Por Dr. Alan Wells, Presidente da Sociedade Brasileira de Cirurgia Capilar

Poucos mitos sobre calvície são tão persistentes quanto este. A crença de que usar boné frequentemente provoca queda capilar é transmitida entre gerações com a convicção de quem nunca questionou a origem da afirmação. 

Ela aparece em conselhos familiares, em fóruns na internet e, às vezes, em consultórios de profissionais que não são especialistas em medicina capilar.

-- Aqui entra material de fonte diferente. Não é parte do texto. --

diff --git a/trew_amd/csrc/kernels/exact_kernel.inc b/trew_amd/csrc/kernels/exact_kernel.inc
--- a/trew_amd/csrc/kernels/exact_kernel.inc
+++ b/trew_amd/csrc/kernels/exact_kernel.inc
@@ -17,12 +17,9 @@
 }
 template <int NW, int MODE, typename WT>
 __global__ __launch_bounds__(64, (exact_waves<NW, MODE>(sizeof(WT) == 8))) void exact_kernel(DevParams P, DevBatch B, DevTableG1 TG, const u32 *wl,
-                                                   u32 *wl_count, u32 *wl_count_next, u32 wl_cap, SegResults R, u32 cap, u32 rawwords) {
-    struct KernArgs {
-        DevParams P;
-        DevBatch B;
-        DevTableG1 TG;
-    };
+                                                   u32 *wl_count, u32 *wl_count_next, u32 wl_cap, SegResults R, u32 cap, u32 rawwords,
+                                                   const u32 *bnd, u32 bnd_cap) {
+    typedef ExactKernArgs KernArgs;
     static_assert(alignof(DevParams) == 8 && alignof(DevBatch) == 8 && alignof(DevTableG1) == 8, "kernarg layout: 8-byte aligned argument structs");
     static_assert(sizeof(DevParams) % 8 == 0 && sizeof(DevBatch) % 8 == 0, "kernarg layout: no padding between the argument structs");
     static_assert(offsetof(KernArgs, TG) == sizeof(DevParams) + sizeof(DevBatch), "kernarg layout: TG follows P and B");
@@ -174,6 +171,7 @@
             held.w = nullptr;
             held.len = held.nw = 0;
             bool have_held = false;
+            u32 held_pos = 0;
             for (u32 t = 0; t <= nit; t++) {
                 if (t == hook && nxt_nit) {
                     PH_T0(t_p1);
@@ -213,13 +211,25 @@
                     }
                 }
                 if constexpr (kGroup) {
+                    const u32 pos = (u32) cur + t;
                     if (ok && !have_held) {
                         held = rd;
+                        held_pos = pos;
                         have_held = true;
                     } else if (have_held) {
                         ReadRef second = held;
                         if (ok) second = rd;
-                        run_short_group<NW, WT>(sm, P, T, held, second, ok);
+                        if constexpr (NW == 3) {
+                            StoredBounds sb;
+                            sb.posA = held_pos;
+                            sb.posB = ok ? pos : held_pos;
+                            ReadRef first = held;
+                            first.nw = (first.len + 31u) >> 5;
+                            second.nw = (second.len + 31u) >> 5;
+                            run_short_group<NW, WT>(sm, P, T, first, second, ok, sb);
+                        } else {
+                            run_short_group<NW, WT>(sm, P, T, held, second, ok, NoStoredBounds());
+                        }
                         have_held = false;
                     }
                 }
diff --git a/trew_amd/csrc/trew_capi.cpp b/trew_amd/csrc/trew_capi.cpp
--- a/trew_amd/csrc/trew_capi.cpp
+++ b/trew_amd/csrc/trew_capi.cpp
@@ -47,6 +47,8 @@
     unsigned char *d_ascii = nullptr;
     u32 *d_wl = nullptr;
     u32 *d_wl_count = nullptr;
+    u32 *d_bnd = nullptr;
+    u32 bnd_cap = 0;
     int2 *d_thr = nullptr;
     int2 *h_thr = nullptr;
     hipEvent_t ev_tail = nullptr, ev_copied = nullptr;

A resposta, do ponto de vista da fisiologia capilar e da dermatologia, é direta: usar boné não causa calvície. Mas, como em quase todo mito, há um contexto que explica de onde a ideia surgiu e quando, em situações específicas, o uso inadequado de acessórios pode de fato comprometer a saúde do couro cabeludo.

De onde vem esse mito

A teoria popular é que o boné comprime o couro cabeludo, reduz a circulação sanguínea nos folículos e, com o uso prolongado, provoca queda progressiva. Faz sentido intuitivo. O problema é que não encontra respaldo na literatura científica especializada.

Os folículos capilares estão ancorados no tecido subcutâneo e recebem irrigação sanguínea de uma rede vascular profunda. 

A pressão superficial de um boné comum não é suficiente para comprometer essa irrigação de forma que impacte o ciclo de crescimento capilar. O couro cabeludo tem mecanismos de adaptação que lidam com pressões mecânicas rotineiras sem consequências foliculares.

O que a ciência diz sobre pressão mecânica e queda capilar

Há um tipo de alopecia relacionado à tração mecânica: a alopecia por tração. Ela ocorre quando há força contínua e intensa sobre os fios, como em penteados muito apertados usados por anos, tranças tensionadas, extensões pesadas ou uso crônico de elásticos que exercem pressão direta sobre a raiz do fio. 

Nesses casos, a tração mecânica prolongada pode danificar o folículo de forma progressiva.

O boné, no entanto, não exerce esse tipo de tração. Ele apoia no couro cabeludo sem prender ou tensionar os fios individualmente. Para que um boné causasse alopecia por tração, ele precisaria ser usado com ajuste extremamente apertado, por muitas horas diárias, ao longo de anos, em condições que não correspondem ao uso habitual.

Quando o boné pode ser um problema real

Há situações em que o uso prolongado e inadequado de acessórios na cabeça pode comprometer a saúde capilar, mas por mecanismos diferentes da pressão. 

Um boné úmido usado por muitas horas cria um ambiente de calor e umidade que favorece a proliferação de fungos no couro cabeludo. A dermatite seborreica e as dermatofitoses, quando não tratadas, podem sim comprometer a saúde folicular ao longo do tempo.

A higiene do acessório e a ventilação do couro cabeludo são, portanto, fatores mais relevantes do que a pressão mecânica. Um boné limpo, de tecido respirável, usado com higiene adequada do couro cabeludo não representa risco para a saúde dos folículos.

O que realmente causa calvície

A calvície androgenética, responsável pela grande maioria dos casos de perda capilar masculina, é determinada pela sensibilidade folicular à DHT e tem base genética. 

Fatores como estresse crônico intenso, deficiências nutricionais específicas, doenças da tireoide e uso de certos medicamentos podem acelerar ou desencadear quadros de queda capilar. O boné não está nessa lista.

Como Presidente da Sociedade Brasileira de Cirurgia Capilar, posso afirmar com segurança que, em mais de 20 anos de prática clínica e mais de 3.300 cirurgias, nunca atendi um único paciente cuja calvície tivesse o boné como causa documentada. 

O que identificamos, invariavelmente, são causas genéticas, hormonais ou metabólicas que se desenvolvem independente do uso de acessórios.